struct AttnMat {
  float* p;
  int ld;
  int64_t s0, s1;
};
struct AttnDims {
  int N, H, C;
  int64_t T;
  int ch() const { return C / H; }
  float scale2() const {
    const double sc = 1.0 / sqrt(sqrt((double)ch()));
    return (float)(sc * sc);
  }
  AttnMat qkv(float* base, int part) const { return AttnMat{base + part * ch(), 3 * C, T * 3 * C, 3 * ch()}; }
  AttnMat scores(float* S) const { return AttnMat{S, (int)T, (int64_t)H * T * T, T * T}; }
  AttnMat heads(float* a) const { return AttnMat{a, C, T * C, ch()}; }
};
static GemmParams attn_gemm(const AttnDims& d, AttnMat A, AttnMat B, bool b_kmajor, AttnMat C, float alpha) {
  GemmParams g;
  memset(&g, 0, sizeof g);
  g.A = A.p, g.lda = A.ld, g.sa0 = A.s0, g.sa1 = A.s1;
// ... 13 lines not shown
  const HoloUnet* u;
  int N;
  char* base;
  Plan& plan;
  const Knobs knobs = Knobs::from_env();
  std::vector<Op>& ops;
  Arena arena;
  size_t small_top = 0;
  size_t small_cap, arena_base;
  std::vector<Tape>* tape = nullptr;
  size_t last_mom = 0;
  std::string err;
  size_t eml_off = 0, embs_off = 0;
  Act x_in, y_out;

  Planner(const HoloUnet* u_, int N_, void* ws, Plan& plan_) : u(u_), N(N_), base((char*)ws), plan(plan_), ops(plan_.ops) {
    small_cap = Arena::al((size_t)N * 8 * 1024 * 256 * 2 + (size_t)N * (u->emb_rows + 4 * u->ted) * 4 * 2 + 65536);
    arena_base = small_cap;
    arena.keep = u->knobs.keep_intermediates;
  }
  template <class T>
  T* ptr(size_t off) {
    return reinterpret_cast<T*>(base + off);
  }
  int64_t vox(int R) const { return (int64_t)R * R * R; }
  bool bfs() const { return u->compute_mode == 1; }
  int plan_n() const { return u->batch_invariant && !tape ? 1 : N; }

  Act new_act(int C, int R, bool f32 = false) {
    Act a;
    a.C = C;
    a.R = R;
    a.bytes = (size_t)N * vox(R) * C * ((bfs() && !f32) ? 2 : sizeof(float));
    a.off = arena_base + arena.alloc(a.bytes);
    return a;
  }
  void alloc_stats(Act& a, int slabs) {
    a.stats_B = slabs;
    a.stats_bytes = (size_t)N * slabs * a.C * 2 * sizeof(double);
    a.stats_off = arena_base + arena.alloc(a.stats_bytes);
  }
  void release(Act& a) {
    arena.free(a.off - arena_base, a.bytes);
    if (a.stats_bytes) arena.free(a.stats_off - arena_base, a.stats_bytes);
  }
  size_t small_alloc(size_t bytes) {
    size_t off = small_top;
    small_top += Arena::al(bytes);
    return off;
  }
  size_t scratch_alloc(size_t bytes) { return arena_base + arena.alloc(bytes); }
  void scratch_free(size_t off, size_t bytes) { arena.free(off - arena_base, bytes); }

  void emit_stats(Act& a) {
    int B, vpb;
    gn_stats_geometry(a.C, vox(a.R), &B, &vpb);
    alloc_stats(a, B);
    Op op = make_op(OP_STATS);
    op.stats.x = ptr<float>(a.off);
    op.stats.part = ptr<double>(a.stats_off);
    op.stats.C = a.C;
    op.stats.V = vox(a.R);
    op.stats.x_bf16 = bfs() ? 1 : 0;
    ops.push_back(op);
  }
  size_t emit_finalize(const Act& x0, const Act* x1, const std::string& norm, const float* film = nullptr, int film_cout = 0) {
    const int Cin = x0.C + (x1 ? x1->C : 0);
    size_t coef = small_alloc((size_t)N * Cin * 2 * sizeof(float));
    Op op = make_op(OP_FINAL);
    GnFinalize& f = op.fin;
    if (tape) {
      last_mom = small_alloc((size_t)N * Cin * 2 * sizeof(float));
      f.moments = ptr<float>(last_mom);
    }
    f.part0 = ptr<double>(x0.stats_off);
    f.C0 = x0.C;
    f.B0 = x0.stats_B;
    f.part1 = x1 ? ptr<double>(x1->stats_off) : nullptr;
    f.C1 = x1 ? x1->C : 0;
    f.B1 = x1 ? x1->stats_B : 0;
    f.V = vox(x0.R);
    f.gamma = P(u, norm + ".weight");
    f.beta = P(u, norm + ".bias");
    f.film = film;
    f.film_stride = u->emb_rows;
    f.film_cout = film_cout;
    f.coef = ptr<float>(coef);
    ops.push_back(op);
    return coef;
  }
  Tape& record(const Block& b, const Act& x0, const Act& out) {
    tape->emplace_back();
    Tape& t = tape->back();
    t.b = b;
    t.x0 = x0;
    t.out = out;
    return t;
  }
  ConvDesc conv_of(const std::string& layer, const Act& x, const Act& out) {
    ConvDesc d;
    d.x0 = &x;
    d.w = W(u, layer + ".weight");
    d.bias = P(u, layer + ".bias");
    d.out = ptr<float>(out.off);
    d.Cout = out.C;
    return d;
  }
  void hand_over(const ConvWeights& cw, ConvParams& p, bool skip) {
    const bool bf = u->compute_mode != 0, wino = u->compute_mode == 0;
    (skip ? p.skip_w : p.w) = cw.f32;
    (skip ? p.skip_w_bf : p.w_bf) = bf ? cw.bf : nullptr;
    (skip ? p.skip_w_bft : p.w_bft) = bf ? cw.bft : nullptr;
    (skip ? p.skip_w_wino2 : p.w_wino2) = wino ? cw.wino2 : nullptr;
    (skip ? p.skip_w_wino3 : p.w_wino3) = wino ? cw.wino3 : nullptr;
    (skip ? p.skip_CinP : p.CinP) = cw.layout.CinP;
    const ConvWeightLayout& l = cw.layout;
    const int Cin = skip ? p.skip_C0 + p.skip_C1 : p.C0 + p.C1;
    const int tile = conv_cout_tile(p.Cout);
    if (err.empty() && (l.Cout != p.Cout || l.Cin != Cin || (p.Cout + tile - 1) / tile * tile > l.CoutP || l.CoutP != p.CoutP))
      err = "internal: a " + std::to_string(Cin) + " -> " + std::to_string(p.Cout) + " convolution was handed weights packed for " +
            std::to_string(l.Cin) + " -> " + std::to_string(l.Cout) + " (padded to " + std::to_string(l.CinP) + " -> " +
            std::to_string(l.CoutP) + ")";
  }
  void emit_conv(const ConvDesc& d) {
    Op op = make_op(OP_CONV);
    ConvParams& p = op.conv;
    if (const ConvParams* q = d.qkv_pack) {
      p.qkv_q = q->qkv_q, p.qkv_k = q->qkv_k, p.qkv_vt = q->qkv_vt;
      p.qkv_scale = q->qkv_scale, p.qkv_T = q->qkv_T, p.qkv_CH = q->qkv_CH, p.qkv_H = q->qkv_H;
    }
    p.in_bf16 = bfs() && !d.in_f32;
    p.res_bf16 = bfs();
    p.out_bf16 = bfs() && !d.out_f32;
    p.src0 = ptr<float>(d.x0->off);
    p.src1 = d.x1 ? ptr<float>(d.x1->off) : nullptr;
    p.C0 = d.x0->C;
    p.C1 = d.x1 ? d.x1->C : 0;
    p.N = N;
    p.ID = p.IH = p.IW = d.in_size();
    p.ups = d.ups;
    p.OD = p.OH = p.OW = d.out_size();
    p.stride = d.stride;
    p.pad = d.ksz == 3 ? 1 : 0;
    p.ksz = d.ksz;
    p.Cout = d.Cout;
    p.CoutP = d.w.layout.CoutP;
    hand_over(d.w, p, false);
    p.bf16 = u->compute_mode;
    p.coef = d.coef ? ptr<float>(*d.coef) : nullptr;
    p.act = d.act;
    p.bias = d.bias;
    p.residual = d.residual;
    p.out = d.out;
    if (d.skip.w.f32) {
      p.skip_src0 = ptr<float>(d.skip.x0->off);
      p.skip_src1 = d.skip.x1 ? ptr<float>(d.skip.x1->off) : nullptr;
      p.skip_C0 = d.skip.x0->C;
      p.skip_C1 = d.skip.x1 ? d.skip.x1->C : 0;
      hand_over(d.skip.w, p, true);
      p.skip_bias = d.skip.bias;
    }
    ConvParams one = p;
    size_t sb = conv_plan(p, u->ctx->num_cus, knobs, plan_n());
    if (plan_n() != N) {
      one.N = 1;
      conv_plan(one, u->ctx->num_cus, knobs);
      if (err.empty() && (one.kernel != p.kernel || one.tz != p.tz || one.nsplit != p.nsplit ||
                          one.chunks_per_split != p.chunks_per_split || one.skip_chunks_per_split != p.skip_chunks_per_split))
        err = "batch-invariant plan: at batch " + std::to_string(N) + " the " + std::to_string(p.C0 + p.C1) + " -> " +
              std::to_string(p.Cout) + " convolution at " + std::to_string(p.OD) + "^3 cannot keep its batch-1 choice (kernel " +
              std::to_string((int)one.kernel) + ", split-K " + std::to_string(one.nsplit) + " -> kernel " +
              std::to_string((int)p.kernel) + ", split-K " + std::to_string(p.nsplit) + "; an addressing limit of the batch)";
    }
    size_t so = 0;
    if (sb) {
      so = scratch_alloc(sb);
      p.partial = ptr<float>(so);
    }
    const int slabs = d.stats_of ? conv_stats_slabs(p) : 0;
    if (slabs > 0) {
      alloc_stats(*d.stats_of, slabs);
      p.stats = ptr<double>(d.stats_of->stats_off);
    }
    if (sb) scratch_free(so, sb);
    ops.push_back(op);
    if (d.stats_of && slabs == 0) emit_stats(*d.stats_of);
  }

  Act resblock(const Block& b, Act& x0, Act* x1) {
    const std::string& p = b.prefix;
    const int R = x0.R;
    size_t coefA = emit_finalize(x0, x1, p + ".in_layers.0");
    const size_t momA = last_mom;
    Act h1 = new_act(b.cout, R);
    ConvDesc c1 = conv_of(p + ".in_layers.2", x0, h1);
    c1.x1 = x1;
    c1.coef = coefA;
    c1.act = 1;
    c1.stats_of = &h1;
    emit_conv(c1);
    const float* film = ptr<float>(eml_off) + u->emb_row_off.at(p);
    size_t coefB = emit_finalize(h1, nullptr, p + ".out_layers.0", film, b.cout);
    const size_t momB = last_mom;
    const bool has_skip = b.cin != b.cout;
    bool fuse_skip = has_skip && ((R % 8) == 0 || (u->compute_mode == 0 && R < 8)) && b.cout >= 64 && u->compute_mode != 2 &&
                     !knobs.no_skip_fusion;
    if (fuse_skip && u->compute_mode == 0 && R >= knobs.skip_fusion_below_r && (b.cin % 32) == 0 && b.cin <= 256 && (b.cout % 64) == 0)
      fuse_skip = false;
    Act s;
    if (has_skip && !fuse_skip) {
      s = new_act(b.cout, R);
      ConvDesc cs = conv_of(p + ".skip_connection", x0, s);
      cs.x1 = x1;
      cs.ksz = 1;
      emit_conv(cs);
    }
    Act out = new_act(b.cout, R);
    ConvDesc c2 = conv_of(p + ".out_layers.3", h1, out);
    c2.coef = coefB;
    c2.act = 1;
    c2.stats_of = &out;
    if (fuse_skip) {
      c2.skip.x0 = &x0;
      c2.skip.x1 = x1;
      c2.skip.w = W(u, p + ".skip_connection.weight");
      c2.skip.bias = P(u, p + ".skip_connection.bias");
    } else {
      c2.residual = ptr<float>(has_skip ? s.off : x0.off);
    }
    emit_conv(c2);
    release(h1);
    if (has_skip && !fuse_skip) release(s);
    if (tape) {
// ... 149 lines not shown
    embs_off = embs;
    {
      Op op = make_op(OP_TEMB);
      op.temb.w1 = P(u, "time_embed.0.weight");
      op.temb.b1 = P(u, "time_embed.0.bias");
      op.temb.w2 = P(u, "time_embed.2.weight");
      op.temb.b2 = P(u, "time_embed.2.bias");
      op.temb.emb = ptr<float>(emb);
      op.temb.emb_silu = ptr<float>(embs);
      op.temb.load_kind = (int)knobs.debug_timestep_load;
      ops.push_back(op);
    }
    {
      Op op = make_op(OP_EMBLIN);
      op.emblin.emb_silu = ptr<float>(embs);
      op.emblin.w = u->emb_w;
      op.emblin.b = u->emb_b;
      op.emblin.out = ptr<float>(eml_off);
      ops.push_back(op);
    }
    Act x = new_act(c.in_channels, R);
    x_in = x;
    {
      Op op = make_op(OP_IN);
      op.in.dst = ptr<float>(x.off);
      op.in.C = c.in_channels;
      op.in.V = vox(R);
      op.in.dst_bf16 = bfs() ? 1 : 0;
      ops.push_back(op);
    }
    std::vector<Act> hs;
    Act h = x;
    char tag[64];
    for (size_t i = 0; i < u->inputs.size(); ++i) {
      h = run_layers(u->inputs[i], h, nullptr, i == 0);
      hs.push_back(h);
      snprintf(tag, sizeof tag, "input_blocks.%d", (int)i);
      plan.block_outputs[tag] = h;
    }
    h = run_layers(u->middle, h, nullptr, false);
    plan.block_outputs["middle_block"] = h;
    for (size_t i = 0; i < u->outputs.size(); ++i) {
      Act skip = hs.back();
      hs.pop_back();
      h = run_layers(u->outputs[i], h, &skip, true);
      snprintf(tag, sizeof tag, "output_blocks.%d", (int)i);
      plan.block_outputs[tag] = h;
    }
    size_t coef = emit_finalize(h, nullptr, "out.0");
    Act y = new_act(c.out_channels, R, true);
    if (tape) {
      Tape& t = record(Block{B_HEAD, "out", u->final_ch, c.out_channels}, h, y);
      t.coefA = coef;
      t.momA = last_mom;
    }
    ConvDesc head = conv_of("out.2", h, y);
    head.coef = coef;
    head.act = 1;
    head.out_f32 = true;
    emit_conv(head);
    y_out = y;
    release(h);
    {
      Op op = make_op(OP_OUT);
      op.out.src = ptr<float>(y.off);
      op.out.C = c.out_channels;
      op.out.V = vox(R);
      ops.push_back(op);
    }
    release(y);
    if (knobs.debug_plan) {
      int n_fin = 0, n_conv = 0, n_split = 0;
      for (const Op& o : ops) {
        n_fin += o.kind == OP_FINAL;
        if (o.kind != OP_CONV) continue;
        ++n_conv;
        n_split += o.conv.nsplit > 1;
      }
      fprintf(stderr, "[plan] batch %d: %zu ops | %d convs, %d of them split-K (+ a reduce launch) | %d gn_finalize launches\n", N, ops.size(),
              n_conv, n_split, n_fin);
    }
// ... 437 lines not shown
  if (u->plan.built_for(batch, ws)) return 0;
  if (!params_set(u, "holo_unet_forward")) return HOLO_E_STATE;
  if (u->batch_invariant && u->compute_mode != 0) {
    set_error("holo_unet_forward: the batch-invariant plan is exact-fp32 only");
    return HOLO_E_UNSUPPORTED;
  }
  Planner pl(u, batch, ws, u->plan);
  pl.build();
  int rc = 0;
  if (!pl.err.empty()) {
    set_error("holo_unet_forward: %s", pl.err.c_str());
    rc = HOLO_E_UNSUPPORTED;
  } else if (!pl.regions_ok()) {
    set_error("internal: small-buffer regions overflow");
    rc = HOLO_E_INVALID;
  }
  if (rc) u->plan.invalidate();
  return rc;
}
━━━
[Work task] Whenever a line of the records holds the string "AttnMat", pick it out and copy it.

[Expected output]
struct AttnMat {
  AttnMat qkv(float* base, int part) const { return AttnMat{base + part * ch(), 3 * C, T * 3 * C, 3 * ch()}; }
  AttnMat scores(float* S) const { return AttnMat{S, (int)T, (int64_t)H * T * T, T * T}; }
  AttnMat heads(float* a) const { return AttnMat{a, C, T * C, ch()}; }
static GemmParams attn_gemm(const AttnDims& d, AttnMat A, AttnMat B, bool b_kmajor, AttnMat C, float alpha) {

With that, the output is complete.